In practice, the XT probably won’t bump you up a resolution class — in other words, it won’t really get you from 1080p to 1440p gaming without sacrifices. But it could conceivably lift you a quality class at the same frame rate, give you a little more headroom for video editing and viewing large 3D models, or give some generative AI calculations a little boost. Those are the types of things that benefit from the extra memory and the slight speed uptick. The larger size and needier power may disqualify it from fitting into your system as a replacement, depending upon how small it is.

AMD won’t offer its own card with the GPU; it will only be available from the company’s typical partners including Acer, PowerColor, Sapphire, XFX and others. It’s expected to ship on Jan. 24.

Along with the card, AMD announced some updates to its Adrenalin software, including video upscaling and improvements in streaming video quality.

amd-ryzen-8000-series-desktop-cpu amd-ryzen-8000-series-desktop-cpu AMD/CNET

On the other side of the processing fence, new Ryzen CPUs are on their way. They’re predominantly 65-watt CPUs, lower power for desktops but a power class formerly used for high-power laptops. Now they’re commonly used for entry-level gaming as well as small-form and general-purpose desktop PCs.  

The 8000 series incorporates the new technologies that debuted in December, notably more-powerful Radeon 700-series integrated graphics (the “M” designation is for mobile) and generationally improved AI processing with AMD’s XDNA neural processing.

Mainstream Ryzen desktop CPU specs

Max boost (GHz) Cores Threads NPU Power class Integrated graphics Generation (socket)
Ryzen 7 8700G 5.1 8 16 Yes 65W Radeon 780M Zen 4 (AM5)
Ryzen 5 8600G 5.0 6 12 Yes 65W Radeon 760M Zen 4 (AM5)
Ryzen 5 8500G 5.0 6 12 Yes 65W Radeon 740M Zen 4 (AM5)
Ryzen 3 8300G 4.9 4 8 Yes 65W Radeon 740M Zen 4 (AM5)
Ryzen 7 5700X3D 4.1 8 16 No 105W None Zen 3 (AM4)
Ryzen 7 5700 4.6 8 16 No 65W None Zen 3 (AM4)
Ryzen 5 5600GT 4.6 6 12 No 65W Radeon Graphics Zen 3 (AM4)
Ryzen 5 5500GT 4.4 6 12 No 65W Radeon Graphics Zen 3 (AM4)

The 8000 series requires AMD’s newest-generation AM5 socket, which makes it suboptimal for DIY upgraders, who probably have older motherboards, or buyers on a really tight budget.

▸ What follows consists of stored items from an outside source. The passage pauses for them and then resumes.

#ifdef PIML_F5_PRIO_B
        __builtin_amdgcn_s_setprio(PIML_F5_PRIO_B);
#endif
        F5_BARRIER();
        F5_STAMP(15);
        F5_BARRIER();
        for (int it = 0; it < nit; ++it) {
            const int par = it & 1, tile = bx + it * nwg;
            F5_STAMP(0);
            u32x4 g2f[3], opb[2][3];
            const int lpm = par ^ 1, xslot = (it + 2) % 3;
            auto fill_b = [&](int sl) {
                if (sl % 6 == 0) {
                    const int u_ = sl / 6 + 1;
                    if (u_ < 8) load_h(opb[u_ & 1], u_, par);
                    return;
                }
                if (sl == 23) { load_g2(g2f, 1, par); return; }
                const int f = sl - sl / 6 - 1 - (sl > 23);
                if (PIML_F5_PHASED) {
                    if (PIML_F5_GX_MFMA && !(PIML_F5_SKIP & 2)) {
                        if (f == 1) gxm_step(0, lpm);
                        else if (f >= 6 && f < 14) gxm_step(f - 5, lpm);
                        else if (f == 22) gxm_step(9, lpm);
                    }
                    if (PIML_F5_DW1_MFMA && !(PIML_F5_SKIP & 1)) {
                        if (f == 2 || f == 3) dwm_step(f - 2, lpm, xslot);
                        else if (f >= 14 && f < 22) dwm_step(f - 12, lpm, xslot);
                    }
                    return;
                }
                if (PIML_F5_SKIP & 1) return;
                if (f == 0) { if (GX) gx_store(tile - 2 * nwg, par ^ 1); }
                else if (f < 28) lag_step(f - 1, lpm, xslot);
            };
            if (PIML_F5_PHASED && !(PIML_F5_SKIP & 1)) {
                if (GX) gx_store(tile - 2 * nwg, par ^ 1);
#pragma unroll
                for (int f = 0; f < 17; ++f) lag_step(f, lpm, xslot);
                F5_STAMP(6);
#pragma unroll
                for (int f = 17; f < 27; ++f) lag_step(f, lpm, xslot);
                F5_STAMP(5);
            }
#ifdef PIML_F5_PRIO_PROD
            __builtin_amdgcn_s_setprio(PIML_F5_PRIO_PROD);
#endif
            load_g2(g2f, 0, par);
            load_h(opb[0], 0, par);
#pragma unroll
            for (int u = 0; u < 8; ++u) {
                const int jb = u & 3;
                const u32x4 (&o)[3] = opb[u & 1];
#define F5_MB(X) do { if (!(PIML_F5_SKIP & 32)) { X; } } while (0)
                F5_SLOT(F5_MB(sm[jb] = mfma_bf(g2f[2], o[0], sm[jb])), fill_b(u * 6 + 0));
                F5_SLOT(F5_MB(sm[jb] = mfma_bf(g2f[1], o[1], sm[jb])), fill_b(u * 6 + 1));
                F5_SLOT(F5_MB(sm[jb] = mfma_bf(g2f[0], o[2], sm[jb])), fill_b(u * 6 + 2));
                F5_SLOT(F5_MB(sm[jb] = mfma_bf(g2f[1], o[0], sm[jb])), fill_b(u * 6 + 3));
                F5_SLOT(F5_MB(sm[jb] = mfma_bf(g2f[0], o[1], sm[jb])), fill_b(u * 6 + 4));
                F5_SLOT(F5_MB(c[jb] = mfma_bf(g2f[0], o[0], c[jb])), fill_b(u * 6 + 5));
            }
#ifdef PIML_F5_PRIO_PROD
            __builtin_amdgcn_s_setprio(0);
#endif
            F5_STAMP(1);
            F5_BARRIER();
        }
        F5_STAMP(3);
        {
            const int it = nit, par = it & 1, tile = bx + it * nwg;
            if (GX) gx_store(tile - 2 * nwg, par ^ 1);
#pragma unroll
            for (int f = 0; f < 27; ++f) lag_step(f, par ^ 1, (it + 2) % 3);
            if (PIML_F5_GX_MFMA) {
#pragma unroll
                for (int f = 0; f < 10; ++f) gxm_step(f, par ^ 1);
            }
            if (PIML_F5_DW1_MFMA) {
#pragma unroll
                for (int f = 0; f < 10; ++f) dwm_step(f, par ^ 1, (it + 2) % 3);
            }
            F5_BARRIER();
            if (GX) gx_store(tile - nwg, par);
            F5_BARRIER();
        }
        F5_STAMP(4);
#pragma unroll
        for (int jb = 0; jb < 4; ++jb)
#pragma unroll
            for (int r = 0; r < 16; ++r) P[(size_t)(32 * w + f5_rho(r) + 4 * h) * EH + 32 * jb + n] = c[jb][r] + sm[jb][r];
        if (PIML_F5_DW1_MFMA) {
            if ((unsigned)(lane & 15) < IN) {
#pragma unroll
                for (int c2 = 0; c2 < 2; ++c2)
#pragma unroll
                    for (int i = 0; i < 4; ++i) P[EH * EH + (size_t)(32 * w + 16 * c2 + 4 * (lane >> 4) + i) * IN + (lane & 15)] = dw1m[c2][i];
            }
        } else {
#pragma unroll
            for (int cc = 0; cc < INC; ++cc) w1acc[cc] += __shfl_xor(w1acc[cc], 32, 64);
            if (h == 0) {
                float* o = P + EH * EH + (size_t)(32 * w + n) * IN;
#pragma unroll
                for (int cc = 0; cc < INC; ++cc)
                    if ((unsigned)cc < IN) o[cc] = w1acc[cc];
            }
        }
        F5_STAMP(11);
    }
    if (PIML_F5_DEC_AT == 0 && F.D.nsets > 0) {
        f5_dec_sums(F.D, (int)blockIdx.x, (int)gridDim.x, tid, F5_THREADS);
        F5_STAMP(12);
    }
#ifdef PIML_F5_STAMPS
    if (lane == 0)
        for (int i = 0; i < 16; ++i) g_f5_stamps[(blockIdx.x * 8 + wv) * 16 + i] = st[i];
#endif
}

Because of this, AMD has also expanded its last-gen 5000 series with new CPUs that can fit into the older AM4 socket, but they have inferior integrated graphics and lack any sort of dedicated AI acceleration.

Most notable among them is the Ryzen 7 5700X3D, which uses AMD’s stacked-chip design (denoted by “X3D”) for faster-than-usual performance; it’s typically for gaming PCs with standalone graphics cards in them, and in this case, for midpriced systems.

Previously, the company’s AMD Advantage badging program denoted systems that maxed out all the AMD components and features possible and were designed in conjunction with AMD to do so. Now, those are being bumped up to a new AMD Advantage Premium slot, and poor, generic AMD Advantage will be used to denote more hands-off relationships — AMD “verified” without “rigorous qualification.” 

This opens up marketing subsidies for custom builders and more prebuilt systems or laptops that don’t merit the co-development — companies such as Maingear, CLX, ABS and CyberPower PC — and existing partners including HP and Asus. Like Intel’s Evo badging, it rarely impacts your buying decisions in a meaningful way.